■学生生活 お金のリアル(岡山県岡山市)
幼い時に法曹を志して以来、一筋に夢に向かって歩いてきた岡山大学法学部4年の山本晶さん(仮名)。サークル活動でも法律の勉強を重ねながら、アルバイトに、友人との遠出や旅にと、充実した学生生活を送っています。4月からは岡山大学大学院法務研究科(ロースクール)に進学し、司法試験を目指してさらなる勉強に励みます。(写真=本人提供、部屋に並ぶ法律関係の教科書)
家賃は4万2000円
愛媛県松山市出身の山本さんは、小学校の時に交通事故のニュースを見て、被害者が1人亡くなっても、運転していた加害者は死刑にならないことが気になって、法律に興味を持つようになりました。そして、被害者を第一に考えたいと検察官を志望するようになり、法曹に入ることを視野に入れて法学部への進学を目指しました。岡山大学は学費が安い国立大学で、法学部で総合型選抜を実施していることから、総合型選抜で受験し、合格しました。

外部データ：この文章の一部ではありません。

template <int DE>
static BlockPlan plan_for(const egt_block_desc* d, bool ml) {
  using GG = Geo<DE>;
  const EgtBlockEnv& E = block_env();
  const int B = d->B, N = d->N, cus = egt_device_cus();
  const int groups = (N + BWD_TL - 1) / BWD_TL;
  BlockPlan P{};
  P.ml = ml;
  P.full = (N % 16) == 0;

  int tg = 2 * cus / B;
  {
    const int cap = B * ((N + 3) / 4) <= cus ? (N + 3) / 4 : (N + 7) / 8;
    if (tg > cap) tg = cap;
  }

  P.RGF = tg > groups ? (((N + tg - 1) / tg + 3) / 4) * 4 : 16;
  if (E.fwd_rows >= 4 && E.fwd_rows <= 16) P.RGF = E.fwd_rows;
  const size_t lds_tiles = (size_t)8 * GG::TILE_FLOATS * 4;
  const size_t lds_kv = ((size_t)N * KV_LD + 16 * QS_LD + N) * 4;
  P.kvl = lds_tiles + lds_kv <= 80 * 1024 - 512;
  const size_t lds_r4 = (size_t)16 * GG::TILE_FLOATS * 4 + lds_kv;
  const size_t lds_r8 = (size_t)32 * GG::TILE_FLOATS * 4 + ((size_t)N * KV_LD + 32 * QS_LD + N) * 4;
  const bool r4 = lds_r4 <= 80 * 1024 - 512, r8 = !r4 && lds_r8 <= 156 * 1024;
  if (DE == 8 && !ml && !E.no_narrow_fwd) {
    const int grid16 = B * groups;
    P.fwd = FwdKernel::narrow;
    P.fwd_nw = E.nrw_fwd_waves == 8 || (E.nrw_fwd_waves != 4 && grid16 <= cus && N >= 64) ? 8 : 4;
    P.fwd_half = P.fwd_nw == 8 && (E.nrw_fwd_half == 1 || (E.nrw_fwd_half != 0 && 2 * grid16 <= cus));
    P.fl = {P.fwd_half ? B * ((N + 7) / 8) : grid16, 64 * P.fwd_nw, egt_narrow_fwd_lds(P.fwd_nw)};
  } else if (DE <= 16 && !ml && (r4 || r8)) {
    P.fwd = FwdKernel::r4;
    P.fwd_nw = r4 ? 4 : 8;
    P.fl = {B * ((N + 4 * P.fwd_nw - 1) / (4 * P.fwd_nw)), 64 * P.fwd_nw, r4 ? lds_r4 : lds_r8};
  } else {
    P.fwd = FwdKernel::tile;
    P.fl = {B * ((N + P.RGF - 1) / P.RGF), 256, lds_tiles + (P.kvl ? lds_kv : 0)};
  }
  P.epi_ok = P.fwd != FwdKernel::tile || P.kvl;

  if (E.bwd_tl >= 4 && E.bwd_tl <= BWD_TL) P.TL = E.bwd_tl;
  else if (DE != 8) {
    const int g = tg > groups ? tg : groups;
    P.TL = (N + g - 1) / g;
  } else if (B * groups <= cus) {
    P.TL = BWD_TL;
    if (N > 8)
      for (int tl = 8; tl < BWD_TL; ++tl)
        if (B * ((N + tl - 1) / tl) <= cus) { P.TL = tl; break; }
  } else P.TL = (N + groups - 1) / groups;
  P.NLR = (N + P.TL - 1) / P.TL;
  P.nwg_bwd = B * P.NLR;
  P.EP = GG::EP;
  if (DE == 8 && !ml && !E.no_narrow_bwd) {
    P.bwd = BwdKernel::narrow;
    P.bwd_nw = E.nrw_bwd_waves == 8 || (E.nrw_bwd_waves != 4 && P.nwg_bwd <= cus && N >= 64) ? 8 : 4;
    P.bl = {P.nwg_bwd, 64 * P.bwd_nw, egt_narrow_bwd_lds(P.bwd_nw)};
  } else if (DE <= 16 && !ml) {
    constexpr int PWR = V4R_RR * (2 * GG::TILE_FLOATS + 256 + 192);
    P.bwd = BwdKernel::v4r;
    P.bl = {P.nwg_bwd, 256,
            ((size_t)(4 * PWR > BWD_PRO_WS ? 4 * PWR : BWD_PRO_WS) + (size_t)BWD_TL * QD_LD + 3 * GG::TILES * 256 + 3 * 2048 + 4) * 4};
  } else if (DE >= 32 && !ml && d->dtype != EGT_BF16) {
    P.bwd = BwdKernel::v5;
    P.mm = E.bwd_mm;
    P.bl = {P.nwg_bwd, 256, ((size_t)V5_AREA(DE) + (size_t)BWD_TL * QD_LD + 3 * ((GG::TILES + 1) / 2) * 512 + 4) * 4};
  } else {
    constexpr int PW = 3 * GG::TILE_FLOATS + 256 + 192;
    P.bwd = BwdKernel::v4;
    P.bl = {P.nwg_bwd, 256,
            ((size_t)(4 * PW > BWD_PRO_WS ? 4 * PW : BWD_PRO_WS) + (size_t)BWD_TL * QD_LD + 3 * ((GG::TILES + 1) / 2) * 512) * 4};
  }

  const size_t rows = (size_t)B * N;
  const int Dh = d->d * d->H;
  size_t o = 0;
  P.v_att = o; o += al(rows * Dh);
  P.stats = o; o += al(rows * BH * 4);
  P.qkvp = o; o += al(rows * QKVP);
  P.pw_sv = o; o += al((size_t)GG::DEP * 16 + 16);
  P.wfrag_sv = o; o += al(Dh <= 64 ? WFRAG_FLOATS : 0);
  P.saved_total = o;
  o = 0;
  P.dvp = o; o += al(rows * 64);
  P.dqp_sz = al(rows * 64 * (size_t)groups);
  P.dkvp_sz = al((size_t)P.nwg_bwd * N * 128);
  P.dqp = o; o += 2 * P.dqp_sz;
  P.dkvp = o; o += 2 * P.dkvp_sz;
  P.common_total = o;
  o = 0;
  P.pw = o; o += al((size_t)GG::DEP * 16 + 16);
  P.epart = o; o += al((size_t)P.nwg_bwd * P.EP);
  {
    const int node_wg = B * ((N + NODE_RC - 1) / NODE_RC);
    const size_t nmax = (size_t)(P.nwg_bwd > node_wg ? P.nwg_bwd : node_wg);
    P.spart = o; o += al(nmax * (5 * Dh));
    P.sbo = o; o += al(nmax * Dh);
  }
  P.wpart = o; o += al((size_t)egt_node_wgrad_chunks((int)rows, 1) * (Dh * 3 * Dh + Dh * Dh));
  P.ered = o; o += al(P.EP);
  P.dqkv = o; o += al(rows * 3 * Dh);
  P.dhbuf = o; o += al(rows * Dh);
  P.layer_total = o;
  return P;
}
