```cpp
static long long h3t_blocks(int variant, long long N, int T, int H, int W, int Cout_p,
                            int* stacked) {
  *stacked = 0;
  if (variant < 0 || variant >= rnb_conv_h3t_num_variants()) return 0;
  if (N < 1 || T < 2 || H < 1 || W < 1 || Cout_p < 1) return 0;
  const ConvH3TConfig& cfg = kH3TConfigs[variant];
  if (cfg.rows % T) return 0;
  const int P = cfg.rows / T;
  if (P % 16) return 0;
  const long long HW = (long long)H * W;
  const bool fits_pc = (T + 2) * P <= cfg.halo;
  const int stk_form = T == 2 ? 1 : T == cfg.tp ? 2 : T == 2 * cfg.tp ? 3 : 0;
  const bool fits_stk = stk_form && (P & (P - 1)) == 0 && N * HW + P <= 0x7FFFFFFFLL;
  if (!fits_pc && !fits_stk) return 0;
  const long long n_ctiles = (Cout_p + cfg.c_tile - 1) / cfg.c_tile;
  const long long pc = N * ((HW + P - 1) / P) * n_ctiles;
  const long long stk = (N * HW + P - 1) / P * n_ctiles;
  bool on;
  if (!fits_pc) on = true;
  else if (!fits_stk) on = false;
  else if (g_h3t_form != 0) on = g_h3t_form > 0;
  else on = stk < pc;
  *stacked = on ? stk_form : 0;
  return on ? stk : pc;
}

int rnb_conv_h3t_stacked(int variant, int N, int T, int H, int W, int Cout_p) {
  int stacked;
  h3t_blocks(variant, N, T, H, W, Cout_p, &stacked);
  return stacked ? 1 : 0;
}

long long rnb_conv_h3t_blocks(int variant, int N, int T, int H, int W, int Cout_p) {
  int stacked;
  return h3t_blocks(variant, N, T, H, W, Cout_p, &stacked);
}

int rnb_conv_h3t_occupancy(int variant, int stacked) {
  if (variant < 0 || variant >= rnb_conv_h3t_num_variants()) return -1;
  const ConvH3TConfig& cfg = kH3TConfigs[variant];
  int nb = 0;
  const hipError_t e = hipOccupancyMaxActiveBlocksPerMultiprocessor(
      &nb, (const void*)(stacked ? cfg.stacked[0][0] : cfg.kernel), 64 * cfg.nw, 0);
  return e == hipSuccess ? nb : -(int)e;
}

int rnb_conv_h3t_launch(const ConvF32Params* pp, int variant, hipStream_t stream, double* sums,
                        const int* clip_seg, int stats_c, float in_scale, float out_scale,
                        const float* in_ss, const int* in_seg) {
  if (variant < 0 || variant >= rnb_conv_h3t_num_variants()) return -1;
  ConvF32Params p = *pp;
  const ConvH3TConfig& cfg = kH3TConfigs[variant];
  if (p.KT != 3 || p.KH != 1 || p.KW != 1 || p.PT != 1 || p.PH != 0 || p.PW != 0) return -2;
  if (p.ST != 1 || p.SH != 1 || p.SW != 1 || p.Cin_p % 16 != 0 || p.Cout_p % 4 != 0) return -2;
  const int nck = (p.Cin_p + 31) / 32;
  if (p.K_pad != 3 * 32 * nck) return -3;
  if (p.M <= 0) return 0;
  if (p.M != p.N * p.T * p.H * p.W) return -3;
  if (p.y_stride < p.Cout_p || p.y_stride % 4 != 0 || (p.res && (p.res_stride < p.Cout_p ||
                                                               p.res_stride % 4 != 0)))
    return -4;
  const long long xb = (long long)p.N * p.T * p.H * p.W * p.Cin_p * 4;
  if (xb > 0x7FFFFF00LL || (long long)p.M * p.y_stride * 4 > 0x7FFFFF00LL) return -5;
  if (p.res && (long long)p.M * p.res_stride * 4 > 0x7FFFFF00LL) return -6;
  int stacked;
  const long long blocks = h3t_blocks(variant, p.N, p.T, p.H, p.W, p.Cout_p, &stacked);
  if (blocks == 0) return -13;
  const int P = cfg.rows / p.T;
  if ((long long)(p.K_pad / 32) * p.w_rows * 128 > 0x7FFFFF00LL) return -11;
  if (!(in_scale > 0.f) || !(out_scale > 0.f)) return -15;
  if (in_ss && !in_seg) return -16;
  p.x_bytes = (uint32_t)xb;
  p.ngroups = P;
  p.n_ctiles = (p.Cout_p + cfg.c_tile - 1) / cfg.c_tile;
  p.n_ptiles = stacked ? (int)(blocks / p.n_ctiles) : (p.H * p.W + P - 1) / P;
  f32_magic_div((uint32_t)(p.H * p.W), &p.mG, &p.sG);
  if (p.n_ctiles * cfg.c_tile > p.w_rows) return -8;
  if (blocks > 0x7FFFFFFF) return -7;
  if (sums && (!clip_seg || stats_c < p.Cout_p)) return -12;
  X6DStats st;
  st.sums = sums;
  st.clip_seg = clip_seg;
  st.stats_c = stats_c;
  st.ksplit = 1;
  st.ws = nullptr;
  st.in_scale = in_scale;
  st.out_scale = out_scale;
  st.acc_scale = 1.f / out_scale;
  st.in_ss = in_ss;
  st.in_seg = in_seg;
  st.oflag = g_h3_range_flag;
  const bool aff = in_ss != nullptr;
  hipLaunchKernelGGL(stacked ? cfg.stacked[stacked - 1][(sums ? 1 : 0) + (aff ? 2 : 0)]
                     : aff   ? (sums ? cfg.kernel_aff_st : cfg.kernel_aff)
                             : (sums ? cfg.kernel_st : cfg.kernel),
                     dim3((unsigned)blocks), dim3(64 * cfg.nw), 0, stream, p, st);
  return (int)hipGetLastError();
}

}
```
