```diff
         o = ops.msda_fused(val, proj, ref, pl.shapes, B, nq, ref_batched=True)
+        if self.fuse_dec_tail and (d + ".ffn.blob_pre") in w:
+            return ops.ffn256_fused(o, output, w[d + ".ffn.blob_pre"], int(w[d + ".lin1.b"].numel()), w[d + ".lin2.b"],
+                                    w[d + ".norm3.w"], w[d + ".norm3.b"], 1e-5,
+                                    pre=(w[d + ".msda.out.b"], w[d + ".norm1.w"], w[d + ".norm1.b"]))
         output = ops.layernorm_rows(ops.gemm(o, w[d + ".msda.out.w"], w[d + ".msda.out.b"], residual=output),
                                     w[d + ".norm1.w"], w[d + ".norm1.b"], 1e-5, out_dtype=F32)
         ff = ops.gemm(ops.add_cvt_f16(output), w[d + ".lin1.w"], w[d + ".lin1.b"], act="relu", out_dtype=F16)
diff --git a/inklayer_amd/ops.py b/inklayer_amd/ops.py
--- a/inklayer_amd/ops.py
+++ b/inklayer_amd/ops.py
@@ -826,6 +826,44 @@
     return out
 
 
+def rows_text_logits(x16: torch.Tensor, text16: torch.Tensor, B: int, T: int, out: Optional[torch.Tensor] = None) -> torch.Tensor:
+    assert x16.dtype == F16 and x16.is_contiguous() and x16.shape[1] == 256 and x16.shape[0] % B == 0
+    assert text16.dtype == F16 and text16.is_contiguous() and tuple(text16.shape) == (B * T, 256) and 0 < T <= 4
+    rows = x16.shape[0] // B
+    if out is None:
+        out = torch.empty((B, rows, T), device=x16.device, dtype=F32)
+    assert out.dtype == F32 and out.is_contiguous() and tuple(out.shape) == (B, rows, T)
+    check(_lib.lib().ink_rows_text_logits(x16.data_ptr(), text16.data_ptr(), B, rows, T, out.data_ptr(), _stream()),
+          "ink_rows_text_logits")
+    return out
+
+
+def rowchain256_pack(w16: torch.Tensor) -> torch.Tensor:
+    assert w16.dtype == F16 and w16.is_contiguous() and tuple(w16.shape) == (256, 256)
+    blob = torch.empty(2 * 64 * 64 * 8, device=w16.device, dtype=F16)
+    check(_lib.lib().ink_rowchain256_pack(w16.data_ptr(), blob.data_ptr(), _stream()), "ink_rowchain256_pack")
+    return blob
+
+
+def rowchain256(x16: torch.Tensor, blob: torch.Tensor, bias: torch.Tensor, res: torch.Tensor, ln_g: torch.Tensor,
+                ln_b: torch.Tensor, eps: float, *, addend: Optional[torch.Tensor] = None, want16: bool = False,
+                want16_add: bool = False):
+    R = int(x16.shape[0])
+    assert x16.dtype == F16 and x16.stride(1) == 1 and x16.shape[1] == 256 and x16.stride(0) % 8 == 0
+    assert blob.dtype == F16 and blob.numel() == 2 * 64 * 64 * 8
+    assert res.dtype == F32 and res.is_contiguous() and tuple(res.shape) == (R, 256)
+    assert all(t.dtype == F32 and t.is_contiguous() and t.numel() == 256 for t in (bias, ln_g, ln_b))
+    assert not want16_add or (addend is not None and addend.dtype == F32 and addend.is_contiguous()
+                              and tuple(addend.shape) == (R, 256))
+    of = torch.empty((R, 256), device=x16.device, dtype=F32)
+    o16 = torch.empty((R, 256), device=x16.device, dtype=F16) if want16 else None
+    o16a = torch.empty((R, 256), device=x16.device, dtype=F16) if want16_add else None
+    check(_lib.lib().ink_rowchain256(x16.data_ptr(), x16.stride(0), blob.data_ptr(), bias.data_ptr(), res.data_ptr(),
+                                     ln_g.data_ptr(), ln_b.data_ptr(), eps, R, _p(addend) if want16_add else None,
+                                     of.data_ptr(), _p(o16), _p(o16a), _stream()), "ink_rowchain256")
+    return of, o16, o16a
+
+
 def attn_fewkeys(q: torch.Tensor, k: torch.Tensor, v: torch.Tensor, *, B: int, n_heads: int, head_dim: int,
                  scale: float, blocked: Optional[torch.Tensor] = None, n_q: Optional[int] = None,
                  q_batch_rows: Optional[torch.Tensor] = None, q_add: Optional[torch.Tensor] = None) -> torch.Tensor:
```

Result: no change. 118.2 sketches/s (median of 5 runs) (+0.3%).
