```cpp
int orl_ppo_reduce_apply(orl_comm* comm, const float* partials, int n_blocks_policy, int width_policy,
                         int n_blocks_critic, int width_critic, float* sums, const orl_net_desc* pnet,
                         const orl_net_desc* cnet, const orl_ppo_hparams* hp, const orl_adam_state* padam,
                         const orl_adam_state* cadam, float* train_info_accum, int64_t* next_idx, int64_t n, uint64_t seed,
                         uint64_t stream_id, float* vn_state, const double* moments, double beta, uint32_t* sync_ctr,
                         void* stream);

int orl_ppo_step(orl_comm* comm, const float* partials, int n_blocks_policy, int width_policy, int n_blocks_critic,
                 int width_critic, float* sums, const orl_net_desc* pnet, const orl_net_desc* cnet,
                 const orl_ppo_hparams* hp, const orl_adam_state* padam, const orl_adam_state* cadam,
                 float* train_info_accum, int64_t* next_idx, int64_t n, uint64_t seed, uint64_t stream_id, float* vn_state,
                 const double* moments, double beta, uint32_t* sync_ctr, void* stream);

int orl_valuenorm_update(float* vn_state, const double* moments, double beta, void* stream);
int orl_minibatch_moments(const float* records, int rec_width, int ret_col, const int64_t* idx, int mb,
                          double* scratch, double* moments, void* stream);

#define ORL_ENV_SYNTH 0
#define ORL_ENV_CARTPOLE 1
#define ORL_ENV_TTT 2
#define ORL_ENV_TTT_POOL 3
#define ORL_ENV_PENDULUM 5
#define ORL_ENV_ACROBOT 6
#define ORL_ENV_MOUNTAINCAR 7
#define ORL_ENV_MOUNTAINCAR_CONT 8

typedef struct orl_rollout_args {
  orl_buffer_ptrs buf;
  float* value_preds;
  float* actions;
  float* action_log_probs;
  float* env_state;
  float* ep_stats;
  int32_t env_kind;
  int32_t episode_limit;
  uint64_t env_seed;
  uint64_t act_seed;
  uint64_t rng_step0;
  const float* opp_thetas;
  int64_t opp_theta_stride;
  int32_t opp_group_rows;
  int32_t opp_reserved;
  uint64_t opp_seed;
  uint64_t opp_rng_step0;
  const int32_t* opp_index;
  int32_t opp_per_reset;
  int32_t opp_n_policies;
  int32_t opp_n_filled;
  int32_t opp_last_slot;
  int32_t opp_strategy;
  int32_t opp_pad;
  uint64_t opp_sample_seed;
  uint64_t opp_draw_id0;
} orl_rollout_args;

int orl_build_experiments(void);
// ... 221 lines not shown
```

openrl_amd/_native.py:

```python
from __future__ import annotations

import ctypes as C
import os
from typing import Optional

import torch

_HERE = os.path.dirname(os.path.abspath(__file__))
LIB_PATH = os.path.join(_HERE, "csrc", "liborl_hip.so")

ORL_HEAD_VALUE, ORL_HEAD_CATEGORICAL, ORL_HEAD_GAUSSIAN = 0, 1, 2
ORL_ENV_SYNTH, ORL_ENV_CARTPOLE, ORL_ENV_TTT, ORL_ENV_TTT_POOL, ORL_ENV_MPE_SPREAD = 0, 1, 2, 3, 4
ORL_ENV_PENDULUM = 5
ORL_ENV_ACROBOT, ORL_ENV_MOUNTAINCAR = 6, 7
ORL_ENV_MOUNTAINCAR_CONT = 8
ORL_GATHER_MAX = 12
ORL_IPC_HANDLE_BYTES = 64
ORL_VERSION = 306
ORL_N_STATS = 16

c_f32p = C.c_void_p


class NativeError(RuntimeError):
    pass


class NetDesc(C.Structure):
    _fields_ = [("obs_dim", C.c_int32), ("hidden", C.c_int32), ("n_out", C.c_int32), ("head_kind", C.c_int32)]


class PackSrc(C.Structure):
    _fields_ = [("policy_obs", C.c_void_p), ("critic_obs", C.c_void_p), ("actions", C.c_void_p),
                ("action_log_probs", C.c_void_p), ("value_preds", C.c_void_p), ("returns", C.c_void_p),
                ("active_masks", C.c_void_p), ("action_masks", C.c_void_p),
                ("Dp", C.c_int32), ("Dc", C.c_int32), ("a", C.c_int32), ("K", C.c_int32)]


class BufferPtrs(C.Structure):
    _fields_ = [("policy_obs", C.c_void_p), ("critic_obs", C.c_void_p), ("rewards", C.c_void_p),
                ("masks", C.c_void_p), ("bad_masks", C.c_void_p), ("active_masks", C.c_void_p),
                ("action_masks", C.c_void_p),
                ("T", C.c_int32), ("N", C.c_int32), ("A", C.c_int32), ("Dp", C.c_int32), ("Dc", C.c_int32),
                ("K", C.c_int32)]


class CopyDesc(C.Structure):
    _fields_ = [("src", C.c_void_p * 8), ("dst", C.c_void_p * 8), ("n", C.c_int64 * 8), ("count", C.c_int32)]


class GatherDesc(C.Structure):
    _fields_ = [("src", C.c_void_p * ORL_GATHER_MAX), ("dst", C.c_void_p * ORL_GATHER_MAX),
                ("width", C.c_int32 * ORL_GATHER_MAX), ("count", C.c_int32)]


class PPOHParams(C.Structure):
    _fields_ = [("clip_param", C.c_float), ("entropy_coef", C.c_float), ("value_loss_coef", C.c_float),
                ("huber_delta", C.c_float), ("dual_clip_coeff", C.c_float), ("max_grad_norm", C.c_float),
                ("use_clipped_value_loss", C.c_int32), ("use_huber_loss", C.c_int32),
                ("use_value_active_masks", C.c_int32), ("use_policy_active_masks", C.c_int32),
                ("use_valuenorm", C.c_int32), ("dual_clip_ppo", C.c_int32), ("use_max_grad_norm", C.c_int32),
                ("reserved", C.c_int32)]


class AdamState(C.Structure):
    _fields_ = [("theta", C.c_void_p), ("grad", C.c_void_p), ("m", C.c_void_p), ("v", C.c_void_p),
                ("lr", C.c_float), ("eps", C.c_float), ("weight_decay", C.c_float), ("step", C.c_int32)]
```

――愛媛県から海を渡って岡山県に進学する人は少ないのですか。
大学進学時に、中国地方や関西に進学する人は結構いるので、私も両親も大学に受かったら家を出るという気持ちでした。地元の愛媛大学は法文学部で、法学部ではなかったので、高校3年の時に担任の先生が教えてくれた岡山大学法学部の総合型選抜を受けることにしました。1次試験はグループ面接と書類審査、2次試験はセンター試験(当時)の英語の点数で決まりました。
周りの友人を見ると、地元・岡山だけでなく、兵庫、香川、愛媛などから進学しています。一人暮らしの人も多いですね。私は大学近くの賃貸マンションに住んでいて、自転車で大学に通っています。自転車でだいたいどこでも行けるので便利です。
――住んでいるのはどんなところですか。
水道代2000円を含めて家賃4万2000円の物件に住んでいます。大学生協に紹介してもらったところで、バス・トイレ別で収納が多いところを選びました。朝から夜までほぼ大学にいるので、家にいる時間は短く、光熱費は月5000円くらいです。
――食事や家事はどうしていますか。
洗濯は週1〜2回で、着るものやタオルなどがなくなってきたら洗濯機を回しています。大学から帰ってくるのが遅いので、夜に洗濯して、部屋の中に干してから寝ます。掃除は気がついた時にします。
家で自炊はほとんどしません。岡山大学では学生証と一体になった「ミールカード」があります。年間約25万円のミールカードを申し込むと、1日上限1200円まで、大学生協の食堂で食事ができます。なので、昼と夜で各600円を目安に、食堂で食べています。1年もすると食堂の味に飽きてやめてしまう人もいるようですが、私は4年間利用しています。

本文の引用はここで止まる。